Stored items
════════════════

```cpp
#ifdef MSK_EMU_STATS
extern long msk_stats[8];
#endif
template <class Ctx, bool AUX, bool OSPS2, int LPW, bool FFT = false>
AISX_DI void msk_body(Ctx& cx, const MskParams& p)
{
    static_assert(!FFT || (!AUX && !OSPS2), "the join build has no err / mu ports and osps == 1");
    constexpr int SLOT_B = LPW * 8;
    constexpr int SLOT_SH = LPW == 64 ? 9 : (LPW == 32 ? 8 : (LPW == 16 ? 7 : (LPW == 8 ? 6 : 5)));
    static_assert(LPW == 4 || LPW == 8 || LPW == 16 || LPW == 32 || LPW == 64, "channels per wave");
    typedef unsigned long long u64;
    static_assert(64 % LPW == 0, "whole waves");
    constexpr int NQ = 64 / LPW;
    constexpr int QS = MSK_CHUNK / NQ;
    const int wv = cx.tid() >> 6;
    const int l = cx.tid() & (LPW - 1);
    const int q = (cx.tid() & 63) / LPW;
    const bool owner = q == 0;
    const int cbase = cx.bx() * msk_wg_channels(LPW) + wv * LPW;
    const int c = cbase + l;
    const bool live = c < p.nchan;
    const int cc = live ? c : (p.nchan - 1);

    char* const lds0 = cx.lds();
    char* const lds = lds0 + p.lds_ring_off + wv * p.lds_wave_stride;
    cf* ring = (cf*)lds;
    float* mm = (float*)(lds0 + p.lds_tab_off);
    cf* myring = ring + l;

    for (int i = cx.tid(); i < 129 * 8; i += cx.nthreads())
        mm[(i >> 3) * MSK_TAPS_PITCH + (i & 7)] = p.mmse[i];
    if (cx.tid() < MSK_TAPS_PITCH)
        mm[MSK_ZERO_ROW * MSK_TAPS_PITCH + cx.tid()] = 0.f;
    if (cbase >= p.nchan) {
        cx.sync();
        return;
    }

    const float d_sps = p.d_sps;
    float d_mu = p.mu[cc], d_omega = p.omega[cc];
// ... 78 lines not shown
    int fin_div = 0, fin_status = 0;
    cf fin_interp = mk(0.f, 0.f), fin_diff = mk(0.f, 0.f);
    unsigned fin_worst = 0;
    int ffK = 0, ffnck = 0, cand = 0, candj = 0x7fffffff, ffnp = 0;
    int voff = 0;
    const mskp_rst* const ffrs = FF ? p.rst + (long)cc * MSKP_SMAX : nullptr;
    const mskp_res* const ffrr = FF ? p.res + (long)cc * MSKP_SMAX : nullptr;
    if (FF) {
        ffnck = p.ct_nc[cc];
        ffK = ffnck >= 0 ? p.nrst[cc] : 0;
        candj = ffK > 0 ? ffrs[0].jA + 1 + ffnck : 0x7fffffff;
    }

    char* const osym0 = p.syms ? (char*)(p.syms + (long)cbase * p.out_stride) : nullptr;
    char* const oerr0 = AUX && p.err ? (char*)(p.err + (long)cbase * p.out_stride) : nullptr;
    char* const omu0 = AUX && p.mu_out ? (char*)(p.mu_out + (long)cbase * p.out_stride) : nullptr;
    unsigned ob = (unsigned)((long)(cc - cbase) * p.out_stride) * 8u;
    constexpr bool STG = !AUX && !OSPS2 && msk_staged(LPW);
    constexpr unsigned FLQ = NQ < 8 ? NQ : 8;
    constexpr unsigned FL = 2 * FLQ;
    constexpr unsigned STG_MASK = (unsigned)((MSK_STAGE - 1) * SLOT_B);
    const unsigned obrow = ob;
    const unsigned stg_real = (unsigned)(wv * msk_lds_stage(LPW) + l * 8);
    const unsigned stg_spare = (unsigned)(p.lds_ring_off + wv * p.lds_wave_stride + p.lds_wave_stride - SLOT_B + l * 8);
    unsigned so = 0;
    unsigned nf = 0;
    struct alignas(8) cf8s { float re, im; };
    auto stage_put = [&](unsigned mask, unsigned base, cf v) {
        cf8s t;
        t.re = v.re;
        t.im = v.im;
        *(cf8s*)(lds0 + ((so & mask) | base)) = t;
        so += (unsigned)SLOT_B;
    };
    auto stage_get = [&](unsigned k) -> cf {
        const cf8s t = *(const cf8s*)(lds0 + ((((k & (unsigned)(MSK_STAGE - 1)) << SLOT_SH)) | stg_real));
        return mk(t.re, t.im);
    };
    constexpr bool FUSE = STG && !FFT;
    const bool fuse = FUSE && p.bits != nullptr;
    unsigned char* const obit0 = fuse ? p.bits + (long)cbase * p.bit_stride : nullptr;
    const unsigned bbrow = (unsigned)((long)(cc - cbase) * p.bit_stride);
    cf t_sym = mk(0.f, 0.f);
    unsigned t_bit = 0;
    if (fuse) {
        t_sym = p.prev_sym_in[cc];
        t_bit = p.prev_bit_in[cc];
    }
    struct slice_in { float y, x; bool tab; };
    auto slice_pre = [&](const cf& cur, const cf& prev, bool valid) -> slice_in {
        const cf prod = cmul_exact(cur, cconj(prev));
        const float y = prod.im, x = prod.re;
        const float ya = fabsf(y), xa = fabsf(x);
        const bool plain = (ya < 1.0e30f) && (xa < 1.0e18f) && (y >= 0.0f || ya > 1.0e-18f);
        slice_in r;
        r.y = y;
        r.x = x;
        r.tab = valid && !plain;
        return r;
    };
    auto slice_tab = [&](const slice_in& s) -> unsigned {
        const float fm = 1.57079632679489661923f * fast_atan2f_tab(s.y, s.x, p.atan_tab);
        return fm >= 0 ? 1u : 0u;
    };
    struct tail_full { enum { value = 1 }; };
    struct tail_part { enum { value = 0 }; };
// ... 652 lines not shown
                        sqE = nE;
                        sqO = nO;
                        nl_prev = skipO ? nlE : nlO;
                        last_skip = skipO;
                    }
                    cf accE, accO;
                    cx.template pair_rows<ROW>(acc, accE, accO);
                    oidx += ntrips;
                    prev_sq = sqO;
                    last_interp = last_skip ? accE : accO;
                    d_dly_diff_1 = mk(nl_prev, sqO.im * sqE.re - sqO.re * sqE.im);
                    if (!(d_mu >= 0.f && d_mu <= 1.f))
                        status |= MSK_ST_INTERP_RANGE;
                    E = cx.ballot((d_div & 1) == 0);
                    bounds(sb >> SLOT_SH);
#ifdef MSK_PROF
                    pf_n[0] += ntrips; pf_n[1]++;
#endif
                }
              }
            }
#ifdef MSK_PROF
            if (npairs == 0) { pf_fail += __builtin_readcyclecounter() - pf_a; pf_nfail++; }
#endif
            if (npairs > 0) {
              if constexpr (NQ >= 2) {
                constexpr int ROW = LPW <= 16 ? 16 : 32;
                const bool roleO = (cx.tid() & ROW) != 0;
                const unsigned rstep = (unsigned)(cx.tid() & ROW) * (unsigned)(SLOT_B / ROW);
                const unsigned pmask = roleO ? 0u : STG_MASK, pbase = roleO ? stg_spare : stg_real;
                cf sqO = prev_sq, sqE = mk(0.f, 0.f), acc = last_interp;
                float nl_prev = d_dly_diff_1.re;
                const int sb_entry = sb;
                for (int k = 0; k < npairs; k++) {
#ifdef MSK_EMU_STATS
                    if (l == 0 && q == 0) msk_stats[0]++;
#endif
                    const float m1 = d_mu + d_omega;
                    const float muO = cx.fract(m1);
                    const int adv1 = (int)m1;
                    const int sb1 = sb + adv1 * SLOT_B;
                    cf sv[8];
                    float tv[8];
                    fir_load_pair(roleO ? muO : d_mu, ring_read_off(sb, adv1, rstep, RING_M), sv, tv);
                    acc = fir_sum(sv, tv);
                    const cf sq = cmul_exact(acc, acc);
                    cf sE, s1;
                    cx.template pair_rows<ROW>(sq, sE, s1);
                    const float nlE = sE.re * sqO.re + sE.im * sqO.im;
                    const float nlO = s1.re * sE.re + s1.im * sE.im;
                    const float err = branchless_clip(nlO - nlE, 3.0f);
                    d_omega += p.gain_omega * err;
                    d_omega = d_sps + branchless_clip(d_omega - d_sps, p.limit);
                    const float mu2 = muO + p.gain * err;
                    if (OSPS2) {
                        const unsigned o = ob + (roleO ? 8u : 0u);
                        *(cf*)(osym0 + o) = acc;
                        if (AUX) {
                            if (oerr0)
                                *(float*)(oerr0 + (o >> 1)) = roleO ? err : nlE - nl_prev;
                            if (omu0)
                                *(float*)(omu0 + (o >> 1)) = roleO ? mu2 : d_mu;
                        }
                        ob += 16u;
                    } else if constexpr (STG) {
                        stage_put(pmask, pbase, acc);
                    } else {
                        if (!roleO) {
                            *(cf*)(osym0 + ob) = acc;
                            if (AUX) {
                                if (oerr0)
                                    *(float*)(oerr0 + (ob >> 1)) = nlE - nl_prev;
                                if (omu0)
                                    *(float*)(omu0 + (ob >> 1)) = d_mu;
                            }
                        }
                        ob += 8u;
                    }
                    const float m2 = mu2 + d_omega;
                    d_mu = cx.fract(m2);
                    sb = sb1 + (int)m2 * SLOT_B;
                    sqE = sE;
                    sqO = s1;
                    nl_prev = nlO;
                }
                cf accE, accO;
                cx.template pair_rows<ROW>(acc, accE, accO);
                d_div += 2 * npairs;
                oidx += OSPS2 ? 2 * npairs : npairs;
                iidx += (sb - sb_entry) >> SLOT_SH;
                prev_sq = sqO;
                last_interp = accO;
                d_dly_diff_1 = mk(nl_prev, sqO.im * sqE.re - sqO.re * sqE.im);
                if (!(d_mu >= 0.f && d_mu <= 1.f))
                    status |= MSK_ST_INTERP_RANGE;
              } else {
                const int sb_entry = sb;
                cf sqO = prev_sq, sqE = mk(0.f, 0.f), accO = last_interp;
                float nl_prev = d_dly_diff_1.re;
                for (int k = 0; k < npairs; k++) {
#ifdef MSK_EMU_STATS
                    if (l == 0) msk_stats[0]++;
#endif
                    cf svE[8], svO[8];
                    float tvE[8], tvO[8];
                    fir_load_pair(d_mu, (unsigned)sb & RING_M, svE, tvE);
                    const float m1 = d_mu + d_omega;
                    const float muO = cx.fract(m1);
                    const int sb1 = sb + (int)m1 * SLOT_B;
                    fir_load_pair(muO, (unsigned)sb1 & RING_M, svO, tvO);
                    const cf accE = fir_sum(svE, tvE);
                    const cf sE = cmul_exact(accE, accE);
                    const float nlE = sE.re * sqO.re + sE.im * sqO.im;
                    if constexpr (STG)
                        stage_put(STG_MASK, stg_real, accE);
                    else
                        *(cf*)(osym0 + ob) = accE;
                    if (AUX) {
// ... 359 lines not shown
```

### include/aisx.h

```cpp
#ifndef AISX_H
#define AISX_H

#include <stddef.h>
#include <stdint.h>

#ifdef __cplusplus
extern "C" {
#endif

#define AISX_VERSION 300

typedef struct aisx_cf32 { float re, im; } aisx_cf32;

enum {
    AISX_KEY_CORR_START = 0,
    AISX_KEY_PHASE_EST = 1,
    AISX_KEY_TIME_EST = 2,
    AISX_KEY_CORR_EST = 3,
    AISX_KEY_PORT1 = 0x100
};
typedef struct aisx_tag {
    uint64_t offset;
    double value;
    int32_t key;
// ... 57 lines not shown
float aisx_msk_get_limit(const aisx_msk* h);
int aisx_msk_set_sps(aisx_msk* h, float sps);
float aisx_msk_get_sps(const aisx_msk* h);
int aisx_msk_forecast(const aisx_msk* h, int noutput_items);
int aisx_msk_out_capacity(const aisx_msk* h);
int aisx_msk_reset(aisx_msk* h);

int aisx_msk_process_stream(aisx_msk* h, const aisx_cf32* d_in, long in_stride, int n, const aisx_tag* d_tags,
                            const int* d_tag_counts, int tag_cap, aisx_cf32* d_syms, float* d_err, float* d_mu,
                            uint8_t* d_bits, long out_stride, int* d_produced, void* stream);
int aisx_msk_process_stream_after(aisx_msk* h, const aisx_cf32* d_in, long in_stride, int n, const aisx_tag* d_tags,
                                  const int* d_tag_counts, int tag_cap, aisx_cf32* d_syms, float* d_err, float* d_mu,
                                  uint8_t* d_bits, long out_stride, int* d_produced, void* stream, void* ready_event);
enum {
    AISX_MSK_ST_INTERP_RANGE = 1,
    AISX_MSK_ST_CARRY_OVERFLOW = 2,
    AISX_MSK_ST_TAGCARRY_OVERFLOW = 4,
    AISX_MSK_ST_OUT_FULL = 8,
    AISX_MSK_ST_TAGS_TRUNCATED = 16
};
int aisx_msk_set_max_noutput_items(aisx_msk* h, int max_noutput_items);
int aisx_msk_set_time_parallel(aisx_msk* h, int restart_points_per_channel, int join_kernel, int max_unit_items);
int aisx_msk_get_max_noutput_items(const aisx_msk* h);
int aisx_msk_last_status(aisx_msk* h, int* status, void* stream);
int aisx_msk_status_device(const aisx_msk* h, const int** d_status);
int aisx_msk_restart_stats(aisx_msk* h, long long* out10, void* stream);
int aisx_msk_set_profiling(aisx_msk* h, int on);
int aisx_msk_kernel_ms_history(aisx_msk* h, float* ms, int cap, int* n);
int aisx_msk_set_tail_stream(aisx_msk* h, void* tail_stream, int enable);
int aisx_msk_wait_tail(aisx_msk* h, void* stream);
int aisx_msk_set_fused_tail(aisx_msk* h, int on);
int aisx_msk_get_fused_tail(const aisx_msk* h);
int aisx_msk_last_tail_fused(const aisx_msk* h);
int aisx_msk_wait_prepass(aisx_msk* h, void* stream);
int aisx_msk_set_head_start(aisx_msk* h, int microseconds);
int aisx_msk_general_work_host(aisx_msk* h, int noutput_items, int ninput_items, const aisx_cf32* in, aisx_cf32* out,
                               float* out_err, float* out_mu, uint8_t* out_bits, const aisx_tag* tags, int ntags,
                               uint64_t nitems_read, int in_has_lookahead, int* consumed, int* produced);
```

════════════════

- _EXERCISE GOAL_
The lines that contain the word "npairs" are wanted; copy each of them from the records.

- _FINAL ANSWER_
            if (npairs == 0) { pf_fail += __builtin_readcyclecounter() - pf_a; pf_nfail++; }
            if (npairs > 0) {
                for (int k = 0; k < npairs; k++) {
                d_div += 2 * npairs;
                oidx += OSPS2 ? 2 * npairs : npairs;
                for (int k = 0; k < npairs; k++) {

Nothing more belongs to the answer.